◆ **EXERCISE DETAILS**
Copy each line containing the word "span" from the records that follow, please.

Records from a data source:
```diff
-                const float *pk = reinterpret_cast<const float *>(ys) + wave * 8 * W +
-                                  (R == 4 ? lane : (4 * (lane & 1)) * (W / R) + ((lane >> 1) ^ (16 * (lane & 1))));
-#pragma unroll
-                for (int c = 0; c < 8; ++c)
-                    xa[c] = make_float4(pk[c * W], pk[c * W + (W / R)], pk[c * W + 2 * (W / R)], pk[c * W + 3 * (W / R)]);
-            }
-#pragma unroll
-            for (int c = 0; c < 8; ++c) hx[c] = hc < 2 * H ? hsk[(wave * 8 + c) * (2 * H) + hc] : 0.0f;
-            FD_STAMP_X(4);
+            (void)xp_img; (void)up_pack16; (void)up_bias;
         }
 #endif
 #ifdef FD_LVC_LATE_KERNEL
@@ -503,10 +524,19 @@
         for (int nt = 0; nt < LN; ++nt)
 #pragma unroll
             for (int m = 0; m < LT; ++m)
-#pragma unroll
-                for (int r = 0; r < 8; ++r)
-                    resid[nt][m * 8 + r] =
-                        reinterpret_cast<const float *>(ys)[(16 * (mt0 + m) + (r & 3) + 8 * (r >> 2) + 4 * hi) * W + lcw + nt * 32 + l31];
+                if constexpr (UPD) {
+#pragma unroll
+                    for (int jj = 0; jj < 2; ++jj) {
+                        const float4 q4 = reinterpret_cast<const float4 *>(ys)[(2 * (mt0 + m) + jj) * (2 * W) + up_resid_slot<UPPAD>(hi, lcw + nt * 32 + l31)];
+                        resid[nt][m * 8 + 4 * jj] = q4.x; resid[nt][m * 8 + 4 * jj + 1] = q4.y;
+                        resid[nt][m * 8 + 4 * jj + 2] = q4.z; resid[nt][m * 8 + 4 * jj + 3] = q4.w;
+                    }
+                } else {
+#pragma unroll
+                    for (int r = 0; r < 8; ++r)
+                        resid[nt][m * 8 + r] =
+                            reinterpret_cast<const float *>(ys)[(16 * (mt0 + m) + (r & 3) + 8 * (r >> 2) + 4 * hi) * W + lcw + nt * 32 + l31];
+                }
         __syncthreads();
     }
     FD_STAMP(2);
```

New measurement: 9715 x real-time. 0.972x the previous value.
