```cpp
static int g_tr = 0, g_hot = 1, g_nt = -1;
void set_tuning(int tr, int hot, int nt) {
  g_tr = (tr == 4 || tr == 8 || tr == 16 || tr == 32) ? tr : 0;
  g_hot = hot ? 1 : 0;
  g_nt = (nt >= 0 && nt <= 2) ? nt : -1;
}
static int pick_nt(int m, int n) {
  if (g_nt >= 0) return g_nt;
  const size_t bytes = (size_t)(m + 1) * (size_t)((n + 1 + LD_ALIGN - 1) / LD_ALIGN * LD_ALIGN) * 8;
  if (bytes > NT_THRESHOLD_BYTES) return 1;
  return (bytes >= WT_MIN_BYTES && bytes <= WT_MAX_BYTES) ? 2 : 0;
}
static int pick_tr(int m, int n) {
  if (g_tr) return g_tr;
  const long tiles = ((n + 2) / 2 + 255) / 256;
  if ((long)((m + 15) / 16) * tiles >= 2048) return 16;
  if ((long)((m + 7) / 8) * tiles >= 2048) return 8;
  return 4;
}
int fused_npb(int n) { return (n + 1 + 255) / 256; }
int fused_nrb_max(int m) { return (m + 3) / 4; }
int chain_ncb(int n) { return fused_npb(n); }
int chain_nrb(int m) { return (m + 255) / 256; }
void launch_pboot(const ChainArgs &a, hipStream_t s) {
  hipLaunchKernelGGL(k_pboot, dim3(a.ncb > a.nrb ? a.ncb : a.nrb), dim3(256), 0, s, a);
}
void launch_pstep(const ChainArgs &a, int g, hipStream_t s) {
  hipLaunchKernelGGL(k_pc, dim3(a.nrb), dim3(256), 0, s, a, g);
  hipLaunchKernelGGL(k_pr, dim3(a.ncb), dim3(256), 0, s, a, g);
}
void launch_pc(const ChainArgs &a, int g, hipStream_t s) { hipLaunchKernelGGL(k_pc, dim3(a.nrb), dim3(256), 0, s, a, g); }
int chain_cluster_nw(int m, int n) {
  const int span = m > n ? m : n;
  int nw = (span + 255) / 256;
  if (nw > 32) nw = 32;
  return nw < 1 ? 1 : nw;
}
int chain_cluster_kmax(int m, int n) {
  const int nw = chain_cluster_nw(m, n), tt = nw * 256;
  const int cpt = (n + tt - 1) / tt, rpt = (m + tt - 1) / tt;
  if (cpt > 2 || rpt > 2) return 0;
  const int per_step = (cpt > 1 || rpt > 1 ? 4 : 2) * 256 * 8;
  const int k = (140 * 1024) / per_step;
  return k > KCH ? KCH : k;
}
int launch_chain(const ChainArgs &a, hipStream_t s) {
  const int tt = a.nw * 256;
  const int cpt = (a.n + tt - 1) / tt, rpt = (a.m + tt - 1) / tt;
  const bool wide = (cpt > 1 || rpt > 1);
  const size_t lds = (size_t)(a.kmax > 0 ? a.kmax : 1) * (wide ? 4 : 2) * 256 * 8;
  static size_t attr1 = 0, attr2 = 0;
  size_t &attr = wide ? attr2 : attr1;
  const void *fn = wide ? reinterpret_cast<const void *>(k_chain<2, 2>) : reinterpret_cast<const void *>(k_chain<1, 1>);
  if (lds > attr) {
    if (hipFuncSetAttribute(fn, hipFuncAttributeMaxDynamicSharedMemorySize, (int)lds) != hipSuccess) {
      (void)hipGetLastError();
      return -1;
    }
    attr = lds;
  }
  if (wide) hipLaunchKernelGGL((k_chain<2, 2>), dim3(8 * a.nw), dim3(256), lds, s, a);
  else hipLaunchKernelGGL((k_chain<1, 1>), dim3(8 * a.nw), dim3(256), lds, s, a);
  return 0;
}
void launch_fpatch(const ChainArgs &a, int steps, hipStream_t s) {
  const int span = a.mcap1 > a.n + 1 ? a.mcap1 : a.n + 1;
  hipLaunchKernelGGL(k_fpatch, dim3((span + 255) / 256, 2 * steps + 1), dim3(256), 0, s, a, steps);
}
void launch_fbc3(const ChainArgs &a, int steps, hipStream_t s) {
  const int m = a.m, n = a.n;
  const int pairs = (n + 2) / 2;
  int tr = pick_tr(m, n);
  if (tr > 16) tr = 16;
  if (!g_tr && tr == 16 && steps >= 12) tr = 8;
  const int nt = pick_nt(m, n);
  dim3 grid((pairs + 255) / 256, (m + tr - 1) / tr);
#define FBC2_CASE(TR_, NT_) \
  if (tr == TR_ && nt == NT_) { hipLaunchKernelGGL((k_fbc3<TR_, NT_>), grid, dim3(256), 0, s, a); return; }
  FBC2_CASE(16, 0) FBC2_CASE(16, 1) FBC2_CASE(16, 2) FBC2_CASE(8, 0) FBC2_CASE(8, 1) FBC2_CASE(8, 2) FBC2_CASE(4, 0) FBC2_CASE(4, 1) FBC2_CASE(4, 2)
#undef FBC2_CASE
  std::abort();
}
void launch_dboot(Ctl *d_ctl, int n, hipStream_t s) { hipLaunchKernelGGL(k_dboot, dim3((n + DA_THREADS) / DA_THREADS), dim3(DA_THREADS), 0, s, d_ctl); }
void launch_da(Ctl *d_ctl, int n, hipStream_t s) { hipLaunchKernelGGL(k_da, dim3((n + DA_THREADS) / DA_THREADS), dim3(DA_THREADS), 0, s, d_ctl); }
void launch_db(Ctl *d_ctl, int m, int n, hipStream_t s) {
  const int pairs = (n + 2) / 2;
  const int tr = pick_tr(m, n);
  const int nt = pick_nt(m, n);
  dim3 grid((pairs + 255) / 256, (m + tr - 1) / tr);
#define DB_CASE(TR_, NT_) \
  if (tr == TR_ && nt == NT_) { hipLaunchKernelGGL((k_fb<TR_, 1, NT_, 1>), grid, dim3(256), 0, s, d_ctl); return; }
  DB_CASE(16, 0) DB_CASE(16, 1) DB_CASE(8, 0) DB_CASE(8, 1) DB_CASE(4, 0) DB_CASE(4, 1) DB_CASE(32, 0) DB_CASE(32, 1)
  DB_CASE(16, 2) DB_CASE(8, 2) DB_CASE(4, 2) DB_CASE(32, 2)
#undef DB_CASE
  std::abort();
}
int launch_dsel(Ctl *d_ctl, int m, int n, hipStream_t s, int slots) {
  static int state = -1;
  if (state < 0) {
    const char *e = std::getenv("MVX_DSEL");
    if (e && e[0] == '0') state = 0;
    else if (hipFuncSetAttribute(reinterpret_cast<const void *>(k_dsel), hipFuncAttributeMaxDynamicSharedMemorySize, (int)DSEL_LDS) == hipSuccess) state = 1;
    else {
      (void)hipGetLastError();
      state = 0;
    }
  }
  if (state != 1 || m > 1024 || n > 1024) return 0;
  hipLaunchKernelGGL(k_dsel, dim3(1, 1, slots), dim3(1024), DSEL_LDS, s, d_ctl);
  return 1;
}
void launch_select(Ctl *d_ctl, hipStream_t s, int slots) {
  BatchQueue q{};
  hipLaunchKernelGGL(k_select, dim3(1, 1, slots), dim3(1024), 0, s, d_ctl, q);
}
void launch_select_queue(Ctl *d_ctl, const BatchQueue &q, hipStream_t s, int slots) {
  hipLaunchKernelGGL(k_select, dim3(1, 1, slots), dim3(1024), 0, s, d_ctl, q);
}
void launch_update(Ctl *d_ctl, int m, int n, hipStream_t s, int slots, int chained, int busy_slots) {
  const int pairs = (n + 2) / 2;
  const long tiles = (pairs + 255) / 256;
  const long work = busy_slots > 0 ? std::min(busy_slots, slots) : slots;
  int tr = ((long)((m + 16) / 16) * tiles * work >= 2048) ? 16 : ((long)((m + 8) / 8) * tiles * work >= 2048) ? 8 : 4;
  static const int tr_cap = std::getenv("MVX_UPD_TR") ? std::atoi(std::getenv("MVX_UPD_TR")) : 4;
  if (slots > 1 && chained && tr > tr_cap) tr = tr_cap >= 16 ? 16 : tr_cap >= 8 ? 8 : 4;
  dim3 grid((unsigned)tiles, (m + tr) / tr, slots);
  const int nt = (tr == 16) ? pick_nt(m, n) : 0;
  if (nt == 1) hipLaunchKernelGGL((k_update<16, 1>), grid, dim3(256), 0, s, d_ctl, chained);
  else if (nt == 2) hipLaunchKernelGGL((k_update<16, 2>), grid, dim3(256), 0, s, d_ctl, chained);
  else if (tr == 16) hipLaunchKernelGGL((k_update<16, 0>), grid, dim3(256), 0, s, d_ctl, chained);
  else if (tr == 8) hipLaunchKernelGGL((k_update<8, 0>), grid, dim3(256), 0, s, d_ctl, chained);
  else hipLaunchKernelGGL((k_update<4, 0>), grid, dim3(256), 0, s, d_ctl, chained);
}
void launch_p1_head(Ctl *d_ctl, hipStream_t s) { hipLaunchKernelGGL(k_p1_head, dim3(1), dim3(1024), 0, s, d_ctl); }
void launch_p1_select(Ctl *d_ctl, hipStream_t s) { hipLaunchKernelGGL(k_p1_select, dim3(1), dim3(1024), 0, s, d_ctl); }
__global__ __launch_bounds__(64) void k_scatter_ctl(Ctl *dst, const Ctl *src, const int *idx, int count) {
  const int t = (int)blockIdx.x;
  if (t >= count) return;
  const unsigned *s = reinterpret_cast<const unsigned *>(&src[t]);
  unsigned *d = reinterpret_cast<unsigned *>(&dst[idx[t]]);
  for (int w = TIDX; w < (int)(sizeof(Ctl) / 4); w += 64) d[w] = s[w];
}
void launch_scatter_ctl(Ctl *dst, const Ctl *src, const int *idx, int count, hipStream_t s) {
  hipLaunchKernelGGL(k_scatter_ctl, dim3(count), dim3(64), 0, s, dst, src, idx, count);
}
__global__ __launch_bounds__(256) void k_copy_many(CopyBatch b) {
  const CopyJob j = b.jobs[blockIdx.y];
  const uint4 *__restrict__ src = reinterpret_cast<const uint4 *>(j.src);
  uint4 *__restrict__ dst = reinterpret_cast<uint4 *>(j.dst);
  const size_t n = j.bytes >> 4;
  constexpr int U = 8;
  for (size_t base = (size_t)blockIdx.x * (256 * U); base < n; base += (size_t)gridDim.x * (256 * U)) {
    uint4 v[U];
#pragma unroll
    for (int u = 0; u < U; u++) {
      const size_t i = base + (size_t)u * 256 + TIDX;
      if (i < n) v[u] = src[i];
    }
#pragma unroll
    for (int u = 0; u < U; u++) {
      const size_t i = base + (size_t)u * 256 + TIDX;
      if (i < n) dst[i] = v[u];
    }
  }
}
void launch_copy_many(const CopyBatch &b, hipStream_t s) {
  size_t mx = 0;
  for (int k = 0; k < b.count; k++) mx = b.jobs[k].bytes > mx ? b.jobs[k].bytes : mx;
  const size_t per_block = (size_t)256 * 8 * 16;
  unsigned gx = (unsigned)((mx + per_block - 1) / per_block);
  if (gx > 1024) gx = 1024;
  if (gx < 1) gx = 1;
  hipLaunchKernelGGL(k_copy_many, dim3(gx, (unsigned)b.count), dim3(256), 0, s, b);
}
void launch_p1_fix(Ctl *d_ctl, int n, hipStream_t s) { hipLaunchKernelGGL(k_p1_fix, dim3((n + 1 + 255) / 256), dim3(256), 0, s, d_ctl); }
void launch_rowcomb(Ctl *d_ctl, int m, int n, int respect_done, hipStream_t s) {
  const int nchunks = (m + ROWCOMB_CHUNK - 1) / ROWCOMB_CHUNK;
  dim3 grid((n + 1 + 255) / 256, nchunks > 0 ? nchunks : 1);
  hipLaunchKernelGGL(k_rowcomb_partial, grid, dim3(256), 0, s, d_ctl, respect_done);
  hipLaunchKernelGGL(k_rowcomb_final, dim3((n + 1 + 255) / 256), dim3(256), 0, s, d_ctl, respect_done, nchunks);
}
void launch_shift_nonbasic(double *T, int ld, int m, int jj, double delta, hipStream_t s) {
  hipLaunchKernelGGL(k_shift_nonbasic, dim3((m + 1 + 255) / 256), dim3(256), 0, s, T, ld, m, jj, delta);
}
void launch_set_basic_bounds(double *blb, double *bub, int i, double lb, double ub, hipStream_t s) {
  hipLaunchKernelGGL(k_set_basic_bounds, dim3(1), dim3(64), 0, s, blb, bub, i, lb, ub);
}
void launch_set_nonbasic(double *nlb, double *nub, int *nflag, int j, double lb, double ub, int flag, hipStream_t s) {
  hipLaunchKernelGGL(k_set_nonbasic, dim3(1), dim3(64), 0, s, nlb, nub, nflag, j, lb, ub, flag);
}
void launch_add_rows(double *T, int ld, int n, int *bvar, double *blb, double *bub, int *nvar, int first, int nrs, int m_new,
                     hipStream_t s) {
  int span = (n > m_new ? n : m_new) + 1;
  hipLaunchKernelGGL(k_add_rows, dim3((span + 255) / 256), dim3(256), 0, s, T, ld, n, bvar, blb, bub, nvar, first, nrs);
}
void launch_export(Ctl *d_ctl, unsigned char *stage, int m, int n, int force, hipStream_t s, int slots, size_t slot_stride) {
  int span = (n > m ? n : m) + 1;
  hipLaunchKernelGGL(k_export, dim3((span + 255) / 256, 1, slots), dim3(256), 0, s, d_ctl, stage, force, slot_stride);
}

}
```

◆ **OUTPUT OF THE TASK**
  const int span = m > n ? m : n;
  int nw = (span + 255) / 256;
  const int span = a.mcap1 > a.n + 1 ? a.mcap1 : a.n + 1;
  hipLaunchKernelGGL(k_fpatch, dim3((span + 255) / 256, 2 * steps + 1), dim3(256), 0, s, a, steps);
  int span = (n > m_new ? n : m_new) + 1;
  hipLaunchKernelGGL(k_add_rows, dim3((span + 255) / 256), dim3(256), 0, s, T, ld, n, bvar, blb, bub, nvar, first, nrs);
  int span = (n > m ? n : m) + 1;
  hipLaunchKernelGGL(k_export, dim3((span + 255) / 256, 1, slots), dim3(256), 0, s, d_ctl, stage, force, slot_stride);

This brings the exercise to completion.